4.3 Challenges and Risks of Generative AI Models

Generative AI Hallucination

Hallucination: Occurs when a generative AI model creates content that sounds factual but is actually false or made up.
Cause: Happens when the AI attempts to fill in gaps where data is missing.
Risk: Hallucinations can have disastrous outcomes. For example, in 2023, lawyers submitted fake case citations generated by AI to a court, leading to sanctions and fines.

AI-generated works cannot be copyrighted because they are not human-created.
Data Privacy Concerns: A generative AI model might generate outputs that include copyrighted material, such as:
- Trained data with copyrights, patents, or trademarks.
- User-submitted copyrighted works leading to unlicensed derivatives.
Example: Getty Images sued Stable Diffusion (a generative AI model) for using over 12 million photos and metadata without authorization.

Biased Outputs: Generative AI models can generate biased content, leading to discriminatory or unfair treatment.
Example: The Equal Employment Opportunity Commission (EEOC) sued companies that used an AI hiring tool which discriminated against older applicants (women over age 55 or men over age 60).
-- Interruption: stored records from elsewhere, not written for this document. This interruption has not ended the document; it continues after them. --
-            const float cs = __builtin_ldexpf(1.0f, e1 - 14);
-            cs2 = f32x2{cs, cs};
-#pragma unroll
-            for (int s = 0; s < 4; ++s) {
-                const f32x4 a = *reinterpret_cast<const lf32x4*>(up + 32 * s + 8 * kb), c = *reinterpret_cast<const lf32x4*>(up + 32 * s + 8 * kb + 4);
-                upv[4 * s] = f32x2{a[0], a[1]} * cs2;
-                upv[4 * s + 1] = f32x2{a[2], a[3]} * cs2;
-                upv[4 * s + 2] = f32x2{c[0], c[1]} * cs2;
-                upv[4 * s + 3] = f32x2{c[2], c[3]} * cs2;
-            }
-        } else {
-            finite_bound = grid_finite;
-            uint32_t* my_p = s_upp + wid * 128;
+            if constexpr (!GRID) {
+                const f32x4* src = reinterpret_cast<const f32x4*>(UC);
+#pragma unroll 4
+                for (int e = tid; e < 64 * (ET / 4); e += 64 * WPB) {
+                    const int r = e / (ET / 4), c = e - r * (ET / 4);
+                    const int cp = (((c >> 1) & 1) << 4) | (((c >> 2) & 1) << 3) | ((c >> 3) << 1) | (c & 1);
+                    *reinterpret_cast<f32x4*>(&s_uc[r * US + 4 * cp]) = src[((size_t)b * D + min(d0 + r, D - 1)) * (ET / 4) + c];
+                }
+            }
+        }
+        float hd[12];
+        float mc = load_hand_det(hand_det + ((size_t)b * D + dcl) * 16, hd);
+#pragma unroll
+        for (int off = 32; off > 0; off >>= 1) mc = absmax_keep_nan(mc, __shfl_xor(mc, off, 64));
+        const float dnm = denom[(size_t)b * D + dcl], rdn = 1.0f / dnm;
+        int ge[3] = {0, 0, 0};
+        bool grid_finite = true;
+        if constexpr (GRID) {
+            float mcr[3], mur[3] = {0.0f, 0.0f, 0.0f};
             {
-                typedef __attribute__((address_space(3))) f32x2 lf32x2;
-                const f32x2 v = *reinterpret_cast<const lf32x2*>(up + 2 * lane);
-                const int ex = lane < 16 ? ge[0] : lane < 48 ? ge[1] : ge[2];
-                const float s0 = __builtin_ldexpf(v[0], ex), s1 = __builtin_ldexpf(v[1], ex);
-                const float h0 = rintf(s0), h1v = rintf(s1);
-                const ph2 hh = {(_Float16)h0, (_Float16)h1v};
-                const ph2 ll = {(_Float16)(rintf((s0 - h0) * 2048.0f) * (1.0f / 2048.0f)), (_Float16)(rintf((s1 - h1v) * 2048.0f) * (1.0f / 2048.0f))};
-                my_p[lane] = __builtin_bit_cast(uint32_t, hh);
-                my_p[64 + lane] = __builtin_bit_cast(uint32_t, ll);
-            }
-#pragma unroll
-            for (int s = 0; s < 4; ++s) {
-                uph[s] = *reinterpret_cast<const u32x4*>(my_p + 16 * s + 4 * kb);
-                upl[s] = *reinterpret_cast<const u32x4*>(my_p + 64 + 16 * s + 4 * kb);
-            }
-        }
-        auto load_uc = [&](int sub, f32x4 (&u)[8]) {
-            if constexpr (GRID) {
-                const uint32_t* hr = s_uch + (16 * sub + p) * (GR_ROW / 2) + 4 * kb;
-                const uint32_t* lr = s_ucl + (16 * sub + p) * (GR_ROW / 2) + 4 * kb;
+                const float* h = hand_det + ((size_t)b * D + dcl) * 16;
+                mcr[0] = h[14];
+                mcr[1] = h[15];
+                mcr[2] = h[13];
+            }
+            const int tw0 = by * TWG, tw1 = min(T, tw0 + TWG);
+            for (int t = tw0 + tid; t < tw1; t += 64 * WPB) {
+                const float* h = hand_prev + ((size_t)b * T + t) * 16;
+                mur[0] = absmax_keep_nan(mur[0], h[14]);
+                mur[1] = absmax_keep_nan(mur[1], h[15]);
+                mur[2] = absmax_keep_nan(mur[2], h[13]);
+            }
+#pragma unroll
+            for (int r = 0; r < 3; ++r)
+#pragma unroll
+                for (int off = 32; off > 0; off >>= 1) {
+                    mcr[r] = absmax_keep_nan(mcr[r], __shfl_xor(mcr[r], off, 64));
+                    mur[r] = absmax_keep_nan(mur[r], __shfl_xor(mur[r], off, 64));
+                }
+            float* red = s_tr;
+            if (lane == 0) {
+                red[wid * 3 + 0] = mur[0];
+                red[wid * 3 + 1] = mur[1];
+                red[wid * 3 + 2] = mur[2];
+            }
+            __syncthreads();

Offensive, Disturbing, or Obscene Content: If such content was in training data, the model can produce harmful outputs, affecting users’ mental or emotional health.
Violence Risk: Toxic content can lead to an increased propensity for violence against individuals or marginalized groups.

Sensitive Data Leaks: Large language models may inadvertently leak sensitive information such as:
- Personally identifiable information (PII)
- Intellectual property
- Healthcare records
Issue: Once data is trained in a foundation model, it cannot be “forgotten” or deleted from the model.
Customer Trust: These risks can result in loss of trust and reputational damage due to irresponsible AI practices.
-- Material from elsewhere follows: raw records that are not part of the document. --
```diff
+                const T ir = M<T>::rsq(pole ? T(1) : rho2);
+                cphi = pole ? T(1) : e[0] * ir; sphi = pole ? T(0) : e[1] * ir;
+                have_cs = true;
+            }
+        }
+        const T e2k = M<T>::exp(T(-2) * kappa);
+        const T safe = kappa < T(100) ? M<T>::log(M<T>::expm1(T(2) * kappa)) : T(2) * kappa;
+        ld += M<T>::log(T(2) * kappa) + kappa * (zs * prev + T(1)) - safe;
+        T ret = zs * ((T(1) + e2k - T(2) * M<T>::exp(kappa * (zs * prev - T(1)))) * M<T>::rcp(T(-1) + e2k));
+        if (kappa < M<T>::KAPPA_ID) ret = prev;
+        ret = safe_cos<T>(ret, M<T>::EPS_COS);
+        if (L.extra_rotation) inbetween<T>(ret, angle, ld, true);
+        inv_nested<T>(L, vert, circ, nv, region, ret, angle, ld, c);
+        ret = safe_cos<T>(ret, M<T>::EPS_COS);
+        if (L.first) {
+            const T om = T(1) - safe_cos<T>(ret, T(1e-6));
+            const T lh = M<T>::log(om * T(0.5));
+            ld -= lh + T(0.69314718055994531);
+            const T r = M<T>::sqrt_fast(T(-2) * lh);
+            if (!have_cs) M<T>::sincos_turn(angle, sphi, cphi);
+            x[0] = r * cphi; x[1] = r * sphi;
+        } else {
+            x[0] = M<T>::acos(ret);
+            ld -= T(0.5) * M<T>::log_fast((T(1) - ret) * (T(1) + ret));
+            x[1] = angle;
+        }
+    }
 };
 
-}
+template <class Fam, typename T, bool FWD>
+__device__ __forceinline__ void apply_hot(const typename Fam::CLayer& L, const T* __restrict__ p, T (&x)[3], T& ld, LaneCtx<T>& c) {
+    if constexpr (std::is_same<Fam, FFam>::value && std::is_same<T, float>::value && !FWD) FFam::apply_inv_f32(L, p, x, ld, c);
+    else Fam::template apply<T, FWD>(L, p, x, ld, c);
+}
+
+}
diff --git a/jammy_flows_amd/csrc/jf_math.h b/jammy_flows_amd/csrc/jf_math.h
--- a/jammy_flows_amd/csrc/jf_math.h
+++ b/jammy_flows_amd/csrc/jf_math.h
@@ -39,6 +39,28 @@
     static __device__ __forceinline__ float sqrt_fast(float x) { return __builtin_amdgcn_sqrtf(x); }
     static __device__ __forceinline__ float rcp(float x) { return __builtin_amdgcn_rcpf(x); }
 #endif
+    static __device__ __forceinline__ float rsq(float x) { return __builtin_amdgcn_rsqf(x); }
+    static __device__ __forceinline__ void sincos_turn(float x, float& s, float& c) {
+        const float t = x * 0.15915494309189535f;
+        s = __builtin_amdgcn_sinf(t); c = __builtin_amdgcn_cosf(t);
+    }
+    static __device__ __forceinline__ void sincos_polar(float th, float& s, float& c) {
+        const bool up = th > 1.57079632679489662f;
+        const float u = up ? (3.14159274101257324f - th) + -8.74227765734758577e-8f : th;
+        const float z = u * u;
+        float ps = fmaf(z, -2.50521083854417188e-8f, 2.75573192239858907e-6f);
+        ps = fmaf(z, ps, -1.98412698412698413e-4f);
+        ps = fmaf(z, ps, 8.33333333333333333e-3f);
+        ps = fmaf(z, ps, -1.66666666666666667e-1f);
+        s = fmaf(u * z, ps, u);
+        float pc = fmaf(z, 2.08767569878680990e-9f, -2.75573192239858907e-7f);
+        pc = fmaf(z, pc, 2.48015873015873016e-5f);
+        pc = fmaf(z, pc, -1.38888888888888889e-3f);
+        pc = fmaf(z, pc, 4.16666666666666667e-2f);
+        pc = fmaf(z, pc, -0.5f);
+        pc = fmaf(z, pc, 1.0f);
+        c = up ? -pc : pc;
+    }
     static __device__ __forceinline__ float exp(float x) { return expf(x); }
     static __device__ __forceinline__ float log(float x) { return logf(x); }
     static __device__ __forceinline__ float log1p(float x) { return log1pf(x); }
diff --git a/jammy_flows_amd/csrc/manifold_kernels.hip b/jammy_flows_amd/csrc/manifold_kernels.hip
--- a/jammy_flows_amd/csrc/manifold_kernels.hip
+++ b/jammy_flows_amd/csrc/manifold_kernels.hip
@@ -83,7 +83,7 @@
                 ctx.tab_built = true;
             }
         }
-        if (lane_in) Fam::template apply<T, FWD>(a.L[l], prow, x, ld, ctx);
+        if (lane_in) apply_hot<Fam, T, FWD>(a.L[l], prow, x, ld, ctx);
     }
     bool bad = !M<T>::finite(ld);
 #pragma unroll
```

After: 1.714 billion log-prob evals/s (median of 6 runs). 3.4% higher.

Guardrails: You can set filters in Amazon Bedrock to block inappropriate content, including:
- Hate speech, insults, sexual content, violence.
Blocking Content: Users’ prompts must pass through guardrails. If the prompt is not allowed, the user receives a violation response, and the prompt is not sent to the model.
Model Response Filtering: Even if a prompt passes, the generated response can still be blocked if it violates the guardrails.
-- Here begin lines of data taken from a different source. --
# marian42/shapegan

Hardware: AMD Instinct MI355X
Metric: GAN train steps/sec @32^3 voxels (train_wgan.py 5 critic + 1 generator updates, batch 64/GPU) (higher is better)
Workload: dtype f32; 1 GPU; train_wgan.py 32^3 voxel WGAN, fp32, batch=64 synthetic SDF grids (BASELINE configs[1]); global_batch=64, per_gpu_batch=64, parallelism=dp1

## Files before the change

### include/shapegan_hip.h

```cpp
#ifndef SHAPEGAN_HIP_H
#define SHAPEGAN_HIP_H

#include <stddef.h>
#include <stdint.h>

#ifdef __cplusplus
extern "C" {
#endif

#define SG_ABI_VERSION 8

typedef struct ihipStream_t* hipStream_t;

#define SG_ACT_NONE_C 0
#define SG_ACT_LEAKY_C 1
#define SG_ACT_RELU_C 2
#define SG_ACT_TANH_C 3
#define SG_ACT_SIGMOID_C 4

int sg_abi_version(void);
const char* sg_last_error(void);

size_t sg_conv3d_k4s2p1_fwd_workspace_bytes(int batch, int Cin, int Cout, int OD, int OH, int OW);
int sg_conv3d_k4s2p1_fwd(const float* x, const float* w, const float* bias, float* y, int batch, int Cin, int Cin_total,
                         int Cx, int Cout, int ID, int IH, int IW, int act, float slope, void* workspace,
                         size_t workspace_bytes, hipStream_t stream);
int sg_conv3d_k4s2p1_fwd_keep(const float* x, const float* w, const float* bias, float* y, int batch, int Cin, int Cin_total,
                              int Cx, int Cout, int ID, int IH, int IW, int act, float slope, void* workspace,
                              size_t workspace_bytes, int weights_unchanged, hipStream_t stream);
long long sg_conv3d_k4s2p1_image_layout(int kind, const int* dims, size_t workspace_bytes);
int sg_conv3d_k4s2p1_pack_images(int n, const int* kinds, const float* const* weights, void* const* workspaces,
                                 const size_t* workspace_bytes, const int* dims, int* served, hipStream_t stream);
int sg_conv3d_k4s2p1_fwd_impl(const float* x, const float* w, const float* bias, float* y, int batch, int Cin,
                              int Cin_total, int Cx, int Cout, int ID, int IH, int IW, int act, float slope,
                              void* workspace, size_t workspace_bytes, int impl, int debug, hipStream_t stream);
size_t sg_conv3d_k4s2p1_dgrad_workspace_bytes(int Cout, int Cin);
size_t sg_conv3d_k4s2p1_dgrad_workspace_bytes_for(int batch, int Cin, int Cout, int OD, int OH, int OW);
int sg_conv3d_k4s2p1_dgrad(const float* dy, const float* w, const float* bias, float* dx, int batch, int Cin,
                           int Cin_total, int Cx, int Cout, int ID, int IH, int IW, int act, float slope,
                           void* workspace, size_t workspace_bytes, hipStream_t stream);
int sg_conv3d_k4s2p1_dgrad_keep(const float* dy, const float* w, const float* bias, float* dx, int batch, int Cin,
                                int Cin_total, int Cx, int Cout, int ID, int IH, int IW, int act, float slope,
                                void* workspace, size_t workspace_bytes, int weights_unchanged, hipStream_t stream);
int sg_conv3d_k4s2p1_dgrad_impl(const float* dy, const float* w, const float* bias, float* dx, int batch, int Cin,
                                int Cin_total, int Cx, int Cout, int ID, int IH, int IW, int act, float slope,
                                void* workspace, size_t workspace_bytes, int impl, hipStream_t stream);
size_t sg_conv3d_k4s2p1_wgrad_workspace_bytes(int batch, int Cin, int Cout, int OD, int OH, int OW);
int sg_conv3d_k4s2p1_wgrad_impl(const float* dy, const float* x, float* dw, int batch, int Cin, int Cin_total, int Cx,
                                int Cout, int ID, int IH, int IW, void* workspace, size_t workspace_bytes, int impl,
                                hipStream_t stream);
int sg_conv3d_k4s2p1_wgrad(const float* dy, const float* x, float* dw, int batch, int Cin, int Cin_total, int Cx,
                           int Cout, int ID, int IH, int IW, void* workspace, size_t workspace_bytes,
                           hipStream_t stream);
int sg_conv3d_k4s2p1_wgrad_dy_image(int batch, int Cin, int Cout, int OD, int OH, int OW, size_t workspace_bytes, int* mt_total,
                                    long* nslice);
int sg_act_bwd_rowsum_pack8(const float* y, const float* dy, float* dz, float* rowsum, void* dz_image, long N, int C, long nslice,
                            int act, float slope, hipStream_t stream);
int sg_conv3d_k4s2p1_wgrad_prepacked(const float* dy, const float* x, float* dw, int batch, int Cin, int Cin_total, int Cx,
                                     int Cout, int ID, int IH, int IW, void* workspace, size_t workspace_bytes, hipStream_t stream);
int sg_conv3d_k4s2p1_wgrad_act_eligible(int batch, int Cin, int Cout, int OD, int OH, int OW, int act);
int sg_conv3d_k4s2p1_wgrad_act(const float* dy, const float* y, const float* x, float* dw, float* db, int batch, int Cin,
                               int Cin_total, int Cx, int Cout, int ID, int IH, int IW, int act, float slope, void* workspace,
                               size_t workspace_bytes, hipStream_t stream);
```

Purpose: Helps compare performance of large language models (LLMs) across different tasks.
Tasks:
- Text Generation
- Text Classification
- Question & Answering
- Text Summarization

Evaluation Dimensions:
- Prompt Stereotyping: Measures bias in model responses (e.g., race, gender, age).
- Toxicity: Checks for offensive, rude, or harmful language.
- Factual Knowledge: Verifies the accuracy of model responses.
- Semantic Robustness: Assesses model’s resilience to input changes like typos or formatting.
- Accuracy: Compares model output to expected responses.
Evaluation Tools:
- Use a built-in prompt dataset or provide your own.
- Option for human feedback from employees or subject matter experts.
- Amazon Bedrock: Similar evaluation capabilities are available for pre-trained LLMs in Amazon Bedrock console.